*WHAT YOU SHOULD DO*. Go through the listing and pick out each line with the word "lane" in it.
Segment Start: RECORD EXTRACTS
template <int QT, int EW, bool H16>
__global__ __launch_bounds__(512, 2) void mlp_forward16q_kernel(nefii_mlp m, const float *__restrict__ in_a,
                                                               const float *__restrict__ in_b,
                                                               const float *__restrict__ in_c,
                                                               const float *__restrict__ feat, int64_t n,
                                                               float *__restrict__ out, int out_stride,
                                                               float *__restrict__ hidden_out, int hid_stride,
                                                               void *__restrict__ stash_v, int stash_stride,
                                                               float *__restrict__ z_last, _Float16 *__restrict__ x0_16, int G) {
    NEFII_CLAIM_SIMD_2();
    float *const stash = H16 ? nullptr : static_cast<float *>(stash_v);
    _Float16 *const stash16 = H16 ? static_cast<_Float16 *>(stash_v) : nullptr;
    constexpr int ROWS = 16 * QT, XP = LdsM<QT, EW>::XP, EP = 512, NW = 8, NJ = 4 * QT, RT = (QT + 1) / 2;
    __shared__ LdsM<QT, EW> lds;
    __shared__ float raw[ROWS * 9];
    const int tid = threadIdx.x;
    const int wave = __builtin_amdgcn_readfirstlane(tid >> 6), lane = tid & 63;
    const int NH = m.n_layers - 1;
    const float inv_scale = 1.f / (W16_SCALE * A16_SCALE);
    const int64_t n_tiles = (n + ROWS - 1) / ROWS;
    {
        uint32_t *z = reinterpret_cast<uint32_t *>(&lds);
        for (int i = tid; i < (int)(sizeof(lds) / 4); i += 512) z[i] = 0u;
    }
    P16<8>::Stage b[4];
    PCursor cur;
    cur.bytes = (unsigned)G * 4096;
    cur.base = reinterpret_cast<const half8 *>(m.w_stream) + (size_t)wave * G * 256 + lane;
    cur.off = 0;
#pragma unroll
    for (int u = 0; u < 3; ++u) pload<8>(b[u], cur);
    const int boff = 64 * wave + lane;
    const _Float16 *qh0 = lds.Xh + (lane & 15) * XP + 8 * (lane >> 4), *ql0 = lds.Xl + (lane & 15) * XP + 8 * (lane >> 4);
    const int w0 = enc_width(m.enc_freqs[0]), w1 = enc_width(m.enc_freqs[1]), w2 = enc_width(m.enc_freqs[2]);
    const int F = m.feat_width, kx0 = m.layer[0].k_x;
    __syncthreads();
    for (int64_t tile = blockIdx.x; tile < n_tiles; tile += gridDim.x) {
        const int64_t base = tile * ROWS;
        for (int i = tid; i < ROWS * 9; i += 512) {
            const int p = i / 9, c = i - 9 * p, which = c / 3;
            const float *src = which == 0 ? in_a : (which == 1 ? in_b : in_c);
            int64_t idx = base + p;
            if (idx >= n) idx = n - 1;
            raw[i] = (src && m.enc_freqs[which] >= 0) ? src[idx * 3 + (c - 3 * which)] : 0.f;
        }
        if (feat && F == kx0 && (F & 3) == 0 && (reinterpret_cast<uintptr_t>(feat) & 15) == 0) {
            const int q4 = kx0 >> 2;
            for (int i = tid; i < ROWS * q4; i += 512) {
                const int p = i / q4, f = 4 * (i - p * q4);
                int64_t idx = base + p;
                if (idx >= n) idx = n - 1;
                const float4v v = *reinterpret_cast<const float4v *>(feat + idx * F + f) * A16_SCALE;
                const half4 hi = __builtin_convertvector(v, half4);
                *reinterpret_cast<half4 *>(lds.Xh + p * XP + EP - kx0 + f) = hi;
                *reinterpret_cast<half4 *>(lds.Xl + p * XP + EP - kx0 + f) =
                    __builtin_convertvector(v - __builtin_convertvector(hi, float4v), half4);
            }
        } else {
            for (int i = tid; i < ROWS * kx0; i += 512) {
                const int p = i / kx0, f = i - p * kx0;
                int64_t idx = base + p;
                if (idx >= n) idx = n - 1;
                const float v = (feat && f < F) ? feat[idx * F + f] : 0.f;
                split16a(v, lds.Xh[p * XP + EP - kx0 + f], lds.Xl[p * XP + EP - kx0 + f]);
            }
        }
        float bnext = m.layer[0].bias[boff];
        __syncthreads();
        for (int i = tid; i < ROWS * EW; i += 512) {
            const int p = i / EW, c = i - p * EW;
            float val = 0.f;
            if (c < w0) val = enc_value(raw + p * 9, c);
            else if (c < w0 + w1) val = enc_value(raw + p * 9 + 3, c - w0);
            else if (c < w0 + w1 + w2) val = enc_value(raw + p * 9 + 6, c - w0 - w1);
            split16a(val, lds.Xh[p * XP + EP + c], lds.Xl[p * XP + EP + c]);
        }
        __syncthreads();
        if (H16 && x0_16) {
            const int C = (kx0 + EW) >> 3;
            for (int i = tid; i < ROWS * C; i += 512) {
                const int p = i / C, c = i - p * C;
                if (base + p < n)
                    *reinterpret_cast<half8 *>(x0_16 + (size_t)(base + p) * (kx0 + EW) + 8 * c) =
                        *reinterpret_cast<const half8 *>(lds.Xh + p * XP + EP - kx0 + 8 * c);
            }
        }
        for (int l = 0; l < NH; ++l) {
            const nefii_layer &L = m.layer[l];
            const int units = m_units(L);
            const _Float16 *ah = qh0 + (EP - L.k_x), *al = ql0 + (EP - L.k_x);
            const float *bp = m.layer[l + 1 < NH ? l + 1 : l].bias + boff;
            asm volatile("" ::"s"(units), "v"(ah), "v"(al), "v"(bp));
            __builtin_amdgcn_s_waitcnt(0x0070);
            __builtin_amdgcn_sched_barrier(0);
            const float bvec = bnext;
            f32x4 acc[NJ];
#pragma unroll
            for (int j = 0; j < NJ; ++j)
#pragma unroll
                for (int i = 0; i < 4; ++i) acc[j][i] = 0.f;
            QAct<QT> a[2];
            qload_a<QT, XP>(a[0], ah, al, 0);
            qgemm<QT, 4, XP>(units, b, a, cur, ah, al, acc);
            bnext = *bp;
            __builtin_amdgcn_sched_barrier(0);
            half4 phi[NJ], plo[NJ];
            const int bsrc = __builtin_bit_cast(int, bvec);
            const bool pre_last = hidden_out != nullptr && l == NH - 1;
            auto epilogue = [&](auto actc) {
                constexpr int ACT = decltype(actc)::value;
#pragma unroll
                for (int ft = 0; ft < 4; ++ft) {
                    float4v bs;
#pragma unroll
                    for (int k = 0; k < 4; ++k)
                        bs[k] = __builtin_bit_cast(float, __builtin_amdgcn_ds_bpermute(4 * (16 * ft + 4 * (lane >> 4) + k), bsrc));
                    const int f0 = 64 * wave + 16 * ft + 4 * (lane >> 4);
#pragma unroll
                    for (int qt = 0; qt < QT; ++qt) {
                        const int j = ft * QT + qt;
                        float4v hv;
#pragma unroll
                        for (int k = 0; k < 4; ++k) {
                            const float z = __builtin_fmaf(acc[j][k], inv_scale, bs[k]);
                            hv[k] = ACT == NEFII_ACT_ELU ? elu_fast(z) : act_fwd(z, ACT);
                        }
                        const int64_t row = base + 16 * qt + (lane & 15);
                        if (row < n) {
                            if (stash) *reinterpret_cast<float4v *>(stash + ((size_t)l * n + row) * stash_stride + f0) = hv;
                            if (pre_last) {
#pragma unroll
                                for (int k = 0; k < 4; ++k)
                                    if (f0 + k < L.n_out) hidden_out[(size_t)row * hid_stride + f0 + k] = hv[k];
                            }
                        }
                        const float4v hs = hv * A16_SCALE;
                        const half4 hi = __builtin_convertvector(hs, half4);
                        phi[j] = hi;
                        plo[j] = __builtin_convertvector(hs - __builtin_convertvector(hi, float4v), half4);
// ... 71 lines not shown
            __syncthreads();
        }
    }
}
Segment End: RECORD EXTRACTS
*THE ANSWER*.
    const int wave = __builtin_amdgcn_readfirstlane(tid >> 6), lane = tid & 63;
    cur.base = reinterpret_cast<const half8 *>(m.w_stream) + (size_t)wave * G * 256 + lane;
    const int boff = 64 * wave + lane;
    const _Float16 *qh0 = lds.Xh + (lane & 15) * XP + 8 * (lane >> 4), *ql0 = lds.Xl + (lane & 15) * XP + 8 * (lane >> 4);
                        bs[k] = __builtin_bit_cast(float, __builtin_amdgcn_ds_bpermute(4 * (16 * ft + 4 * (lane >> 4) + k), bsrc));
                    const int f0 = 64 * wave + 16 * ft + 4 * (lane >> 4);
                        const int64_t row = base + 16 * qt + (lane & 15);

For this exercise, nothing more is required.